Research

Previous Research Interests

My previous research applied physics-informed machine learning and statistical methods to complex systems, with a focus on:

• Spatio-temporal spectral analysis of geophysical fluid dynamics
• Machine learning emulation of Earth-system models
• High-performance scientific data pipelines for multi-terabyte climate datasets
• Stochastic simulation and statistical inference for biological systems
• Network and graph-theoretic methods for structural characterization of biological materials

As part of the Arbic Lab at the University of Michigan, I developed a spatio-temporal spectral decomposition algorithm for analyzing energy transfers in NASA’s coupled Earth-system simulation (MITgcm/GEOS5). This work involved building parallelized ETL pipelines on NASA Pleiades HPC to process ~1 TB of NetCDF ocean simulation data, and resulted in a publication in Physical Review Fluids (2025).

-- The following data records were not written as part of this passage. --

+      if ((rc = score4()) || (rc = score3()) || (rc = up5()) || (rc = up4())) return rc;
     } else {
-      if ((rc = up5())) return rc;
+      if ((rc = score4()) || (rc = up5())) return rc;
       int fused;
       { ProfScope ps(s, "seg_fused");
-        fused = launch_seg_fused_bf16(s, fuse4, blob + L.up4, f[2], blob + L.score3.w,
-                                      reinterpret_cast<const float*>(blob + L.score3.scale),
-                                      reinterpret_cast<const float*>(blob + L.score3.shift), seg, n, h4, w4, L.g.C, L.g.Cp,
-                                      L.g.G, L.score3.cin, L.score3.coutpad); }
+        fused = launch_seg_fused_bf16(s, fuse4, blob + L.up4, f[2], blob + L.score3.w, cscale(L.score3), cshift(L.score3), seg,
+                                      n, h4, w4, L.g.C, L.g.Cp, L.g.G, L.score3.cin, L.score3.coutpad); }
       if (fused < 0) return fused;
       if (!fused && ((rc = score3()) || (rc = up4()))) return rc;
     }
+    g_fused_tail_last.store(ran_fused, std::memory_order_relaxed);
+  } else {
+    g_fused_tail_last.store(0, std::memory_order_relaxed);
   }
   ConvTDesc t = fcn32 ? up_desc(L, blob, 3, n, h5, w5, score5, nullptr) : up_desc(L, blob, 3, n, h3, w3, seg, nullptr);
   if (out_mode == FLM_OUT_LOGITS || out_mode == FLM_OUT_PROBS) {
diff --git a/face-landmark-detector_amd/csrc/flm_common.h b/face-landmark-detector_amd/csrc/flm_common.h
--- a/face-landmark-detector_amd/csrc/flm_common.h
+++ b/face-landmark-detector_amd/csrc/flm_common.h
@@ -132,7 +132,7 @@
   KNOB_BF16_BIG_TILES, KNOB_BF16_LDS_DMA, KNOB_BF16_MFMA16, KNOB_BF16_HALO_MFMA16, KNOB_F32_TWO_LEVEL, KNOB_F32_LEAN_TILE,
   KNOB_BF16_GROUP_N, KNOB_BF16_CONV3_HALO, KNOB_BF16_SCORE1X1, KNOB_BF16_FUSED_TAIL, KNOB_DECODE_LDS_DMA,
   KNOB_POSMAJOR_ORDER, KNOB_WARP_ROWS, KNOB_UP3_CAND8, KNOB_UP3_CAND8_ROWS, KNOB_UP3_WREG, KNOB_F32_FC6_ROWS,
-  KNOB_COUNT
+  KNOB_F32_FUSED_TAIL, KNOB_COUNT
 };
 int tuning(KnobId id);
 
@@ -166,6 +166,11 @@
 int launch_seg_fused_bf16(hipStream_t s, const float* fuse4, const void* w4_packed, const void* f3, const void* w3,
                           const float* scale3, const float* shift3, float* seg, int n, int h4, int w4d, int C, int Cp,
                           int G, int cin3, int coutpad3);
+int tail_f32_stages(const ConvTGeom& g, const ConvPack& score4, const ConvPack& score3, int n, int h5, int w5);
+int launch_fuse4_fused_f32(hipStream_t s, const float* score5, const void* w5_packed, const void* f4, const void* w4c,
+                           const float* scale4, const float* shift4, float* fuse4, int n, int h5, int w5d);
+int launch_seg_fused_f32(hipStream_t s, const float* fuse4, const void* w4_packed, const void* f3, const void* w3,
+                         const float* scale3, const float* shift3, float* seg, int n, int h4, int w4d);
 
 struct ConvTDesc {
   const float* x;
diff --git a/face-landmark-detector_amd/csrc/flm_tail_f32.hip b/face-landmark-detector_amd/csrc/flm_tail_f32.hip
--- /dev/null
+++ b/face-landmark-detector_amd/csrc/flm_tail_f32.hip
@@ -0,0 +1,269 @@
+#include "flm_convt_dev.h"
+
+namespace flm {
+
+typedef float f32x16_t3 __attribute__((ext_vector_type(16)));
+
+constexpr int T3_C = 68, T3_K = 256, T3_STEPS = T3_K / 32, T3_G = 17, T3_MT = 5, T3_SUBG = 6;
+constexpr int T3_WFULL_F4 = 2 * T3_STEPS * 4 * 64;
+constexpr int T3_W_F4 = T3_WFULL_F4 + T3_STEPS * 4 * 2 * 4;
+constexpr int T3_IMG = 32 * T3_C;
+constexpr int T3_WAVES = 8;
+constexpr int T3_WD = 2;
+constexpr int T3_PF = 3;
+
+__device__ __forceinline__ void tail_fused_f32_body(const float* __restrict__ x,
+                                                    const float4* __restrict__ wt,
+                                                    const float* __restrict__ feat,
+                                                    const float* __restrict__ wc,
+                                                    const float* __restrict__ scale, const float* __restrict__ shift,
+                                                    float* __restrict__ y,
+                                                    int n, int hi, int wi, int aw) {
+  extern __shared__ __attribute__((aligned(16))) char smem_raw[];
+  float4* ldsw = reinterpret_cast<float4*>(smem_raw);
+  float* img_all = reinterpret_cast<float*>(ldsw + T3_W_F4);
+  const int tid = threadIdx.x, nwaves = aw;
+  const int wave = __builtin_amdgcn_readfirstlane(tid >> 6);
+  const int phase = blockIdx.x & 3, a0 = phase >> 1, b0 = phase & 1;
+  const int wb = blockIdx.x >> 2, nbp = gridDim.x >> 2;
+  constexpr int kFill = (T3_C * (T3_K / 4) + 64 * T3_WAVES - 1) / (64 * T3_WAVES);
+  float4 wv[kFill];
+#pragma unroll
+  for (int it = 0; it < kFill; ++it) {
+    const int i = tid + it * 64 * T3_WAVES;
+    wv[it] = *reinterpret_cast<const float4*>(wc + 4 * (size_t)min(i, T3_C * (T3_K / 4) - 1));
+  }
+#pragma unroll
+  for (int it = 0; it < kFill; ++it) {
+    const int i = tid + it * 64 * T3_WAVES;
+    const int row = i >> 6, c4 = i & 63;
+    const int st = c4 >> 3, t = (c4 >> 1) & 3, h = c4 & 1;
+    const int dst = row < 64 ? (((row >> 5) * T3_STEPS + st) * 4 + t) * 64 + h * 32 + (row & 31)
+                             : T3_WFULL_F4 + ((st * 4 + t) * 2 + h) * 4 + (row - 64);
+    if (i < T3_C * (T3_K / 4)) ldsw[dst] = wv[it];
+  }
+  __syncthreads();
+  const int hw = hi * wi, P = n * hw, slices = (P + 31) >> 5;
+  const int ho = 2 * hi, wo = 2 * wi;
+  const f32x4 zero4 = (f32x4){0.f, 0.f, 0.f, 0.f};
+
+  for (int sl = wave < nwaves ? wb * nwaves + wave : slices; sl < slices; sl += nbp * nwaves) {
+    int lane = tid & 63;
+    asm volatile("" : "+v"(lane));
+    const int r16 = lane & 15, lr = lane & 31, lh = lane >> 5;
+    float* im = img_all + wave * T3_IMG;
+    const float4* wph = wt + (size_t)phase * (T3_G * T3_MT * 64) + lane;
+    const float* frow;
+    {
+      const int p = sl * 32 + lr, pp = p < P ? p : P - 1;
+      const int f = pp / hw, rem = pp - f * hw, i0 = rem / wi, j0 = rem - i0 * wi;
+      frow = feat + (((size_t)f * ho + (2 * i0 + a0)) * wo + (2 * j0 + b0)) * T3_K + 4 * lh;
+    }
+    float4 fa[T3_STEPS][4];
+#pragma unroll
+    for (int st = 0; st < T3_PF; ++st)
+#pragma unroll
+      for (int t = 0; t < 4; ++t) fa[st][t] = *reinterpret_cast<const float4*>(frow + 32 * st + 8 * t);
+#pragma unroll 1
+    for (int nt = 0; nt < 2; ++nt) {
+      int q = lane >> 4;
+      asm volatile("" : "+v"(q));
+      const int p = sl * 32 + nt * 16 + r16;
+      const bool pv = p < P;
+      const int pp = pv ? p : P - 1;
+      const int f = pp / hw, rem = pp - f * hw, i0 = rem / wi, j0 = rem - i0 * wi;
+      float4 xf[T3_G];
+#pragma unroll
+      for (int g = 0; g < T3_G; ++g) {
+        const int k0 = 16 * g + 4 * q;
+        const int tap = k0 / T3_C, c = k0 - tap * T3_C;
+        const int ii = i0 - (tap >> 1), jj = j0 - (tap & 1);
+        const bool ok = pv && ii >= 0 && jj >= 0;
+        const size_t off = ok ? (((size_t)f * hi + ii) * wi + jj) * T3_C + c : 0;
+        const float4 v = *reinterpret_cast<const float4*>(x + off);
+        xf[g] = make_float4(ok ? v.x : 0.f, ok ? v.y : 0.f, ok ? v.z : 0.f, ok ? v.w : 0.f);
+      }
+      f32x4 acc[T3_MT], tmp[T3_MT];
+#pragma unroll
+      for (int m = 0; m < T3_MT; ++m) acc[m] = tmp[m] = zero4;
+      const float4* wp = wph;
+      asm volatile("" : "+v"(wp));
+      float4 afr[T3_WD + 1][T3_MT];
+#pragma unroll
+      for (int g = 0; g < T3_WD; ++g)
+#pragma unroll
+        for (int m = 0; m < T3_MT; ++m) afr[g][m] = wp[(g * T3_MT + m) * 64];
+#pragma unroll
+      for (int g = 0; g < T3_G; ++g) {
+        if (g + T3_WD < T3_G) {
+#pragma unroll
+          for (int m = 0; m < T3_MT; ++m) afr[(g + T3_WD) % (T3_WD + 1)][m] = wp[((g + T3_WD) * T3_MT + m) * 64];
+        }
+        const float4* af = afr[g % (T3_WD + 1)];
+        if (g < T3_SUBG) {
+#pragma unroll
+          for (int m = 0; m < T3_MT; ++m) acc[m] = __builtin_amdgcn_mfma_f32_16x16x4f32(af[m].x, xf[g].x, acc[m], 0, 0, 0);
+#pragma unroll
+          for (int m = 0; m < T3_MT; ++m) acc[m] = __builtin_amdgcn_mfma_f32_16x16x4f32(af[m].y, xf[g].y, acc[m], 0, 0, 0);
+#pragma unroll
+          for (int m = 0; m < T3_MT; ++m) acc[m] = __builtin_amdgcn_mfma_f32_16x16x4f32(af[m].z, xf[g].z, acc[m], 0, 0, 0);
+#pragma unroll
+          for (int m = 0; m < T3_MT; ++m) acc[m] = __builtin_amdgcn_mfma_f32_16x16x4f32(af[m].w, xf[g].w, acc[m], 0, 0, 0);
+        } else {
+          const bool sub_first = g % T3_SUBG == 0;
+          const bool sub_last = g == T3_G - 1 || (g + 1) % T3_SUBG == 0;
+#pragma unroll
+          for (int m = 0; m < T3_MT; ++m)
+            tmp[m] = __builtin_amdgcn_mfma_f32_16x16x4f32(af[m].x, xf[g].x, sub_first ? zero4 : tmp[m], 0, 0, 0);
+#pragma unroll
+          for (int m = 0; m < T3_MT; ++m) tmp[m] = __builtin_amdgcn_mfma_f32_16x16x4f32(af[m].y, xf[g].y, tmp[m], 0, 0, 0);
+#pragma unroll
+          for (int m = 0; m < T3_MT; ++m) tmp[m] = __builtin_amdgcn_mfma_f32_16x16x4f32(af[m].z, xf[g].z, tmp[m], 0, 0, 0);
+#pragma unroll
+          for (int m = 0; m < T3_MT; ++m) tmp[m] = __builtin_amdgcn_mfma_f32_16x16x4f32(af[m].w, xf[g].w, tmp[m], 0, 0, 0);
+          if (sub_last) {
+#pragma unroll
+            for (int m = 0; m < T3_MT; ++m) acc[m] += tmp[m];
+          }
+        }
+        __builtin_amdgcn_sched_barrier(0);
+      }
+      float* ip = im + (nt * 16 + r16) * T3_C;
+#pragma unroll
+      for (int m = 0; m < 4; ++m)
+        *reinterpret_cast<float4*>(ip + 16 * m + 4 * q) = make_float4(acc[m][0], acc[m][1], acc[m][2], acc[m][3]);
+      ip[64 + q] = acc[4][0];
+    }
+    __builtin_amdgcn_wave_barrier();
+    {
+      f32x16_t3 acc[3], sum[3], top[3];
+      const f32x16_t3 zero16 = {0.f, 0.f, 0.f, 0.f, 0.f, 0.f, 0.f, 0.f, 0.f, 0.f, 0.f, 0.f, 0.f, 0.f, 0.f, 0.f};
+      const float4* wl01 = ldsw + lane;
+      const float4* wl2 = ldsw + T3_WFULL_F4 + lh * 4 + (lr & 3);
+#pragma unroll
+      for (int st = 0; st < T3_STEPS; ++st) {
+        if (st + T3_PF < T3_STEPS) {
+#pragma unroll
+          for (int t = 0; t < 4; ++t) fa[st + T3_PF][t] = *reinterpret_cast<const float4*>(frow + 32 * (st + T3_PF) + 8 * t);
+        }
+        if (st > 0) {
+#pragma unroll
+          for (int j = 0; j < 3; ++j) {
+            if (st & 1) sum[j] = acc[j] + 0.f;
+            else sum[j] += acc[j];
+            asm volatile("" : "+v"(sum[j]));
+          }
+        }
+#pragma unroll
+        for (int t = 0; t < 4; ++t) {
+          const float4 b0 = wl01[((0 * T3_STEPS + st) * 4 + t) * 64], b1 = wl01[((1 * T3_STEPS + st) * 4 + t) * 64],
+                       b2 = wl2[(st * 4 + t) * 8];
+          const float4 av = fa[st][t];
+          acc[0] = __builtin_amdgcn_mfma_f32_32x32x2f32(av.x, b0.x, t == 0 ? zero16 : acc[0], 0, 0, 0);
+          acc[1] = __builtin_amdgcn_mfma_f32_32x32x2f32(av.x, b1.x, t == 0 ? zero16 : acc[1], 0, 0, 0);
+          acc[2] = __builtin_amdgcn_mfma_f32_32x32x2f32(av.x, b2.x, t == 0 ? zero16 : acc[2], 0, 0, 0);
+          acc[0] = __builtin_amdgcn_mfma_f32_32x32x2f32(av.y, b0.y, acc[0], 0, 0, 0);
+          acc[1] = __builtin_amdgcn_mfma_f32_32x32x2f32(av.y, b1.y, acc[1], 0, 0, 0);
+          acc[2] = __builtin_amdgcn_mfma_f32_32x32x2f32(av.y, b2.y, acc[2], 0, 0, 0);
+          acc[0] = __builtin_amdgcn_mfma_f32_32x32x2f32(av.z, b0.z, acc[0], 0, 0, 0);
+          acc[1] = __builtin_amdgcn_mfma_f32_32x32x2f32(av.z, b1.z, acc[1], 0, 0, 0);
+          acc[2] = __builtin_amdgcn_mfma_f32_32x32x2f32(av.z, b2.z, acc[2], 0, 0, 0);
+          acc[0] = __builtin_amdgcn_mfma_f32_32x32x2f32(av.w, b0.w, acc[0], 0, 0, 0);
+          acc[1] = __builtin_amdgcn_mfma_f32_32x32x2f32(av.w, b1.w, acc[1], 0, 0, 0);
+          acc[2] = __builtin_amdgcn_mfma_f32_32x32x2f32(av.w, b2.w, acc[2], 0, 0, 0);
+        }
+        if (st > 0 && (st & 1) == 0) {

In the Lubensky Lab at the University of Michigan, I built the lab’s first semi-automated image analysis pipeline (Python, OpenCV, scikit-learn, FIJI) for processing ~1 TB of microscopy data — achieving a 10x throughput improvement. I also engineered a C++ physics-based simulation of 100,000+ heterogeneous cells with stochastic dynamics to study active matter and biophysical systems.

As an undergraduate researcher and Worster Fellow in the Carlson Lab at UC Santa Barbara, I applied graph-theoretic methods to develop novel structural indicators for bone disease diagnostics in human trabecular bone. This work included building semi-automated pipelines to analyze microCT confocal images and generate 3D structural metrics, and resulted in a first-author publication in Physical Review E (2019).